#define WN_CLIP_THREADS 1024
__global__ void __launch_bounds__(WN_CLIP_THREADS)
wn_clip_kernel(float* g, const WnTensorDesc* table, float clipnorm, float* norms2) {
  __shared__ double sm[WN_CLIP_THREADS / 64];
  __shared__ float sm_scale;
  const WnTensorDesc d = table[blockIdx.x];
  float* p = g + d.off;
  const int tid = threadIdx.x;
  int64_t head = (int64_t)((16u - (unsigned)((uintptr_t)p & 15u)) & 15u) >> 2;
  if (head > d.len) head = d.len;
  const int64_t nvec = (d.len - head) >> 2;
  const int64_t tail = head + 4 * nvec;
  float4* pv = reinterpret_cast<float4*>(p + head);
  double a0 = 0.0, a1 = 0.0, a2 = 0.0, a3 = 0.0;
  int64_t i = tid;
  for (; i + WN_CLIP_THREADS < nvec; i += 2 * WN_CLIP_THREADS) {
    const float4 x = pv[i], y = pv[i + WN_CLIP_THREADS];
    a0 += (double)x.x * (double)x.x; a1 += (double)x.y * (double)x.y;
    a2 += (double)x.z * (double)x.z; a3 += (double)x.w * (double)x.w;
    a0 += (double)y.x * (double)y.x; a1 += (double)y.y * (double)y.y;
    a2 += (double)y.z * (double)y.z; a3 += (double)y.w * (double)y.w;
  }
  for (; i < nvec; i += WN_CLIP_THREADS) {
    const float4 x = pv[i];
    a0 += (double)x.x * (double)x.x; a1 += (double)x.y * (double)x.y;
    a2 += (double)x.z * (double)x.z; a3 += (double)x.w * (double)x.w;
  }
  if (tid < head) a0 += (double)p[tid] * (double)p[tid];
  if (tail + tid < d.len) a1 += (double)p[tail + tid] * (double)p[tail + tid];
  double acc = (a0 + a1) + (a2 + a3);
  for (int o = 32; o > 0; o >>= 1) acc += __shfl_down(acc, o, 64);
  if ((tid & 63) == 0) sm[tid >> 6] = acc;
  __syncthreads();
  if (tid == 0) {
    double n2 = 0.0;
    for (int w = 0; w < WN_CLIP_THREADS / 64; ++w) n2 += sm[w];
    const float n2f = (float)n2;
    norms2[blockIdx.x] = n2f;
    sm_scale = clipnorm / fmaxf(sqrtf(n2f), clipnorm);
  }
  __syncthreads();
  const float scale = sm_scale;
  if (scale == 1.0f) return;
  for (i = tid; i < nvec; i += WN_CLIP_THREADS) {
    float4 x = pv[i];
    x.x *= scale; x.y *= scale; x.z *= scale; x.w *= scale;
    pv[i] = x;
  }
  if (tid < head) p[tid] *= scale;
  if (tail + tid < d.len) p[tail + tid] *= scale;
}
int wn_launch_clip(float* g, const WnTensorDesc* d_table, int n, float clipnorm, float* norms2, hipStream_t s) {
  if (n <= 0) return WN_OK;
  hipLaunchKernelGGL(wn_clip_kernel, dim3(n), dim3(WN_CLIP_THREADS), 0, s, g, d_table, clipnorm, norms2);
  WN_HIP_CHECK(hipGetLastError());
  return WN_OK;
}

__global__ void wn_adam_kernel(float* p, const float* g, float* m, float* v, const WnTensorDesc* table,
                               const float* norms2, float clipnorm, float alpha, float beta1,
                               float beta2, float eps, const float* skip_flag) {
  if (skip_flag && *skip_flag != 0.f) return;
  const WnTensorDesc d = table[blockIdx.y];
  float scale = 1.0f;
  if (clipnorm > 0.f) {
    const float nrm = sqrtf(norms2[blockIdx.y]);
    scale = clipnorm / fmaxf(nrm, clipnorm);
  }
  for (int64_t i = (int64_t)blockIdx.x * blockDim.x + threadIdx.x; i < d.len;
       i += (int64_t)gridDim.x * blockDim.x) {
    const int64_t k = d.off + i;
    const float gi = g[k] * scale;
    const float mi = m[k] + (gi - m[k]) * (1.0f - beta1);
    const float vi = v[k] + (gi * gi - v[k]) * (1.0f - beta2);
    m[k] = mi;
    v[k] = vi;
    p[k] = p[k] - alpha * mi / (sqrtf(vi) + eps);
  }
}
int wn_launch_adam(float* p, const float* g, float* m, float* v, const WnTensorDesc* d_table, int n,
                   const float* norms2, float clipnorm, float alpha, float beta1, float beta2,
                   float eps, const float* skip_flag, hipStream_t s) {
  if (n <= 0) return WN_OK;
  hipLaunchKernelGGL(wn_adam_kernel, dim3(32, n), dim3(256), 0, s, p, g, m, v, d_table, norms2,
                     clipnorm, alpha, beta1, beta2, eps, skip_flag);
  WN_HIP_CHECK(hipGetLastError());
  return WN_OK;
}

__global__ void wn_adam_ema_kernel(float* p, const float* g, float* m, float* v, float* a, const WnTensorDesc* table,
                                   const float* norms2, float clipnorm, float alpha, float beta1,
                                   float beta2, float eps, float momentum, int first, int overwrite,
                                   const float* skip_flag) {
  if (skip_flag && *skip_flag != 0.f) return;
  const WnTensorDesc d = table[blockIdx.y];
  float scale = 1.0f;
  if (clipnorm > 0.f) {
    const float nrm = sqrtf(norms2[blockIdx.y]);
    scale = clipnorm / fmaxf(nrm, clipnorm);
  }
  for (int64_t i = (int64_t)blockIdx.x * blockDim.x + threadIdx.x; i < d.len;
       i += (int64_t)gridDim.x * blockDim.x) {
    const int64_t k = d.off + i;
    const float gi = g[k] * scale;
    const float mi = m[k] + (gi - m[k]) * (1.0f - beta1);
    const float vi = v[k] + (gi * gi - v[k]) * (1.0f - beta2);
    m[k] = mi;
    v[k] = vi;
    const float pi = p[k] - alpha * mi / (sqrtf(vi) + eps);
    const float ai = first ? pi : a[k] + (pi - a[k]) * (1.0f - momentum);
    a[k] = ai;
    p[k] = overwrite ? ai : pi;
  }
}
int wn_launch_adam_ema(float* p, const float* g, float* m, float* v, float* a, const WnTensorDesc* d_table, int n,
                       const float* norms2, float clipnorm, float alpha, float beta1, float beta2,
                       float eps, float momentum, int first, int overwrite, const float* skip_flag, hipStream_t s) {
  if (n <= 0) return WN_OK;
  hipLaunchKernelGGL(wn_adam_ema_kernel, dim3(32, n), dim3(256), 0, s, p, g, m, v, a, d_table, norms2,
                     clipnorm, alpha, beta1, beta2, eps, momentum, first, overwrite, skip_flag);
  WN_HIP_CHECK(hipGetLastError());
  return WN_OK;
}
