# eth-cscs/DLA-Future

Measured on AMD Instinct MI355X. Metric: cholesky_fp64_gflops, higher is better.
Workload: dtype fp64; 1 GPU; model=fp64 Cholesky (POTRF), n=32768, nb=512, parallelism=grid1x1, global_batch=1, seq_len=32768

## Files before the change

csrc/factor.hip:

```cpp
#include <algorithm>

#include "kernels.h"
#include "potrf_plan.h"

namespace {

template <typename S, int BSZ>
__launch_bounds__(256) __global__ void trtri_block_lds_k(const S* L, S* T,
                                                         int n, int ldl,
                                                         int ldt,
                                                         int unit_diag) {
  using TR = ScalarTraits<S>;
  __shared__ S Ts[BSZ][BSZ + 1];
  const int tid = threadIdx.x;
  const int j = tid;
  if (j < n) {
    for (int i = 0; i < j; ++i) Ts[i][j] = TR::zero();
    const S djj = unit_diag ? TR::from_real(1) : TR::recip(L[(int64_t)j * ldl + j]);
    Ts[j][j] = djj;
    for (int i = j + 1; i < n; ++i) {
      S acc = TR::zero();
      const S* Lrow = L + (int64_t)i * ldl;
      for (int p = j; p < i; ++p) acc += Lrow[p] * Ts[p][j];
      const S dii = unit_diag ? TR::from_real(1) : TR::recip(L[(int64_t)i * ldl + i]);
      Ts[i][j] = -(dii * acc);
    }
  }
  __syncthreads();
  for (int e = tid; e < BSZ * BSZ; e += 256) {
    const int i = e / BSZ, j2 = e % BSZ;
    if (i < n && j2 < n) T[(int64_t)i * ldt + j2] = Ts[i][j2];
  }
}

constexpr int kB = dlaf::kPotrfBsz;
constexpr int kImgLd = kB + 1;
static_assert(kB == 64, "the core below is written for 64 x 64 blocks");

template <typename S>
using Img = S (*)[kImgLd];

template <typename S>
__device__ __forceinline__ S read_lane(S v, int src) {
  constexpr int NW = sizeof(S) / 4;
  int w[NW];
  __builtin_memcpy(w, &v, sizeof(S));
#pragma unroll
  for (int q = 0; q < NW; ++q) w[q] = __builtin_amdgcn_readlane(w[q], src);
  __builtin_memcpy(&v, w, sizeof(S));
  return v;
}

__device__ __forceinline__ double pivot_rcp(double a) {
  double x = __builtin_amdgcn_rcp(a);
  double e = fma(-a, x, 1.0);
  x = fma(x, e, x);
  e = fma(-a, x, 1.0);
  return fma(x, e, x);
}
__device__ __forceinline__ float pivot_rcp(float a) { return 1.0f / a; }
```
* * *
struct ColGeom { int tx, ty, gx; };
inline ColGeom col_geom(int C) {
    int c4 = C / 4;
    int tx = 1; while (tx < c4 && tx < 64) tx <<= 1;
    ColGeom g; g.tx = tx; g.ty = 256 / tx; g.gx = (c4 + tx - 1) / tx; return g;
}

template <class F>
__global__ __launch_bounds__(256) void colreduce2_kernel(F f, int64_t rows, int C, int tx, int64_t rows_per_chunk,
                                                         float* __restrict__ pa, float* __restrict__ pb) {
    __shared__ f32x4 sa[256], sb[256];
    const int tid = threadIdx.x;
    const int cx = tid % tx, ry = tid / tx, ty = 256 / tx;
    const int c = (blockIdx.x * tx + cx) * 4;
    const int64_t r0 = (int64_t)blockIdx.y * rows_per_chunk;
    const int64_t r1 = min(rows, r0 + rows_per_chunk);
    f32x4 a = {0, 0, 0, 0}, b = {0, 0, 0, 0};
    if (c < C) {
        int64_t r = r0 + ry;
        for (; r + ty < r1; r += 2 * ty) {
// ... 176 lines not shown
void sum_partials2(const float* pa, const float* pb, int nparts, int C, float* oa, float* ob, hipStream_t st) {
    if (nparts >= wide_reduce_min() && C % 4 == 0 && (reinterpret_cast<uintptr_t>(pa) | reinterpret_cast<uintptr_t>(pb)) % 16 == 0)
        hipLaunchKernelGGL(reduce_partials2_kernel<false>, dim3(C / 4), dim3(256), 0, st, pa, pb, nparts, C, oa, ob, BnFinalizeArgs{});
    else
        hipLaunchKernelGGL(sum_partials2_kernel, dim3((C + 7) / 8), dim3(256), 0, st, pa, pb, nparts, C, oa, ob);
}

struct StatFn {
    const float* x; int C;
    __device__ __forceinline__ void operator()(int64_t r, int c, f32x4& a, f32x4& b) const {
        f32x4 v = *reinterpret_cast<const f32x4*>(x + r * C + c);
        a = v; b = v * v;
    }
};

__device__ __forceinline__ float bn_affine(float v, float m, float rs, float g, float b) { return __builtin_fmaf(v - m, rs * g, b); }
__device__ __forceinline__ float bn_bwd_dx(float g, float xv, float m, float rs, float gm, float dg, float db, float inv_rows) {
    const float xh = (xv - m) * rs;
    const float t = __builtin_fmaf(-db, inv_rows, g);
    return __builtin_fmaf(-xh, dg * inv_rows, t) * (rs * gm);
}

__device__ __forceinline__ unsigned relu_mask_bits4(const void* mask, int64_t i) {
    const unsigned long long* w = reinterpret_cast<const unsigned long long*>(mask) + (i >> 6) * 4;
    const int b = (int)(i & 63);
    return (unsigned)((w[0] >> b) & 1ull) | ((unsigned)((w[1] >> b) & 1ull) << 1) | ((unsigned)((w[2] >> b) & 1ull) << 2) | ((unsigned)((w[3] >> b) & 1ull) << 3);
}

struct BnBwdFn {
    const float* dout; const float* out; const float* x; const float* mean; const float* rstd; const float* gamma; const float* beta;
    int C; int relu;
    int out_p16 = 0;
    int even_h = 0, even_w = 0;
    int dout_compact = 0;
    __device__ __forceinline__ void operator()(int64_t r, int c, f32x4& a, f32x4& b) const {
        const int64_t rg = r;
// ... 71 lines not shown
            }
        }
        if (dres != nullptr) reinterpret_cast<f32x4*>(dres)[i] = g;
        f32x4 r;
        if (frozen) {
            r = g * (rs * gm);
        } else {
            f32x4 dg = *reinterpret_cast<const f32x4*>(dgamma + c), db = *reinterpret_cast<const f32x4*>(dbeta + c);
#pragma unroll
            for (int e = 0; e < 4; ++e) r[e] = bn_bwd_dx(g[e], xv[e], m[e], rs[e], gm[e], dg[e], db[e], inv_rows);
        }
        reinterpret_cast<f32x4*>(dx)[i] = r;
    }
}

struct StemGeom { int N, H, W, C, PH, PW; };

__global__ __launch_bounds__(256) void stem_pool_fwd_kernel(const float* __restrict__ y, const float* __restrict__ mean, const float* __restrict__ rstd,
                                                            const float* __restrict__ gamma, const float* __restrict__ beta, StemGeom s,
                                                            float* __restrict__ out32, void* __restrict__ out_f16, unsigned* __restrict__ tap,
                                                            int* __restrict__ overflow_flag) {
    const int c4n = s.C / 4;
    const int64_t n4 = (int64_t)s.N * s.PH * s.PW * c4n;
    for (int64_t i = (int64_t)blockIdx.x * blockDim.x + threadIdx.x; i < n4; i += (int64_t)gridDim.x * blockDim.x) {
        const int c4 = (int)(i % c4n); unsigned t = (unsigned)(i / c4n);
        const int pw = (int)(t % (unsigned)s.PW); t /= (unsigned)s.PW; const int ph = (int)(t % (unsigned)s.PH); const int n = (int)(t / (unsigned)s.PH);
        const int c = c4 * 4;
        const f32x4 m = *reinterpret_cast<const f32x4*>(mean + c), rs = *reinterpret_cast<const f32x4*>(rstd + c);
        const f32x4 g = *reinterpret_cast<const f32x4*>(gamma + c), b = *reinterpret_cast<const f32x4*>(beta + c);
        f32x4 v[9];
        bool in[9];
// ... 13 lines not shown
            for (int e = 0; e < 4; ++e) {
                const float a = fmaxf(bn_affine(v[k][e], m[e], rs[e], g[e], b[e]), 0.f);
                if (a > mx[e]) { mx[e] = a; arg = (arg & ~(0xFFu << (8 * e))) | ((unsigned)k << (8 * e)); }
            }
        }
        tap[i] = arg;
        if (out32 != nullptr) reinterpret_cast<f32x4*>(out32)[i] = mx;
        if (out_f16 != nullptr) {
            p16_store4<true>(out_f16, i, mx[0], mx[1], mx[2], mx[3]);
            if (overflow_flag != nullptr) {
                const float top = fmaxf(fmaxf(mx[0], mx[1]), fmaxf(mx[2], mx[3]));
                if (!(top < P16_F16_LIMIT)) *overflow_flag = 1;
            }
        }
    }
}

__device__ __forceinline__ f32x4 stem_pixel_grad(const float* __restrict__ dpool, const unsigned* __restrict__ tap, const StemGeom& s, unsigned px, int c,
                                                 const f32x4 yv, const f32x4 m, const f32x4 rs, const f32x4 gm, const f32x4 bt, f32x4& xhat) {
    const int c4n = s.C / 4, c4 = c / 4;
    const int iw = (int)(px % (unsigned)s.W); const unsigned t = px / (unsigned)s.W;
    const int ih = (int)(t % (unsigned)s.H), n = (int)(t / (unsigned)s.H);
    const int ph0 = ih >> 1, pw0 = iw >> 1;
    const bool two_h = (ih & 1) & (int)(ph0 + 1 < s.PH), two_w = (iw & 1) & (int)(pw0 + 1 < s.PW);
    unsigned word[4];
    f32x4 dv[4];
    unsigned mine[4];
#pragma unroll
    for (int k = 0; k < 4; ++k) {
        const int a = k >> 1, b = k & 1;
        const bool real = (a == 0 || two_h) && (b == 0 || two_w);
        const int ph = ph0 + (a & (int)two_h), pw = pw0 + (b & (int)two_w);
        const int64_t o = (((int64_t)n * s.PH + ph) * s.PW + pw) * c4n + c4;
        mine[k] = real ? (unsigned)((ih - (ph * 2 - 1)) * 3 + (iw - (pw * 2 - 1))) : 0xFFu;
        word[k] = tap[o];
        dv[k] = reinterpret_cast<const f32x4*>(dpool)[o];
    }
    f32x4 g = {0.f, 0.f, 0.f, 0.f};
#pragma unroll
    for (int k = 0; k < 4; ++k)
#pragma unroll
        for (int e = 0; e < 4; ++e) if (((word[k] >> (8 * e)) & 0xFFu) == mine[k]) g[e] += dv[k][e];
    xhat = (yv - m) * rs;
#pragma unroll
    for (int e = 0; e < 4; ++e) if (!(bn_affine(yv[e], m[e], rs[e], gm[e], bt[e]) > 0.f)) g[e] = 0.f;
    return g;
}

## Activity
Word for word, restate the lines of the data above that fall between the line holding "#define WN_CLIP_THREADS 1024" and the line holding "int64_t i = tid;", inclusive, and no other lines.

## Your solution
#define WN_CLIP_THREADS 1024
__global__ void __launch_bounds__(WN_CLIP_THREADS)
wn_clip_kernel(float* g, const WnTensorDesc* table, float clipnorm, float* norms2) {
  __shared__ double sm[WN_CLIP_THREADS / 64];
  __shared__ float sm_scale;
  const WnTensorDesc d = table[blockIdx.x];
  float* p = g + d.off;
  const int tid = threadIdx.x;
  int64_t head = (int64_t)((16u - (unsigned)((uintptr_t)p & 15u)) & 15u) >> 2;
  if (head > d.len) head = d.len;
  const int64_t nvec = (d.len - head) >> 2;
  const int64_t tail = head + 4 * nvec;
  float4* pv = reinterpret_cast<float4*>(p + head);
  double a0 = 0.0, a1 = 0.0, a2 = 0.0, a3 = 0.0;
  int64_t i = tid;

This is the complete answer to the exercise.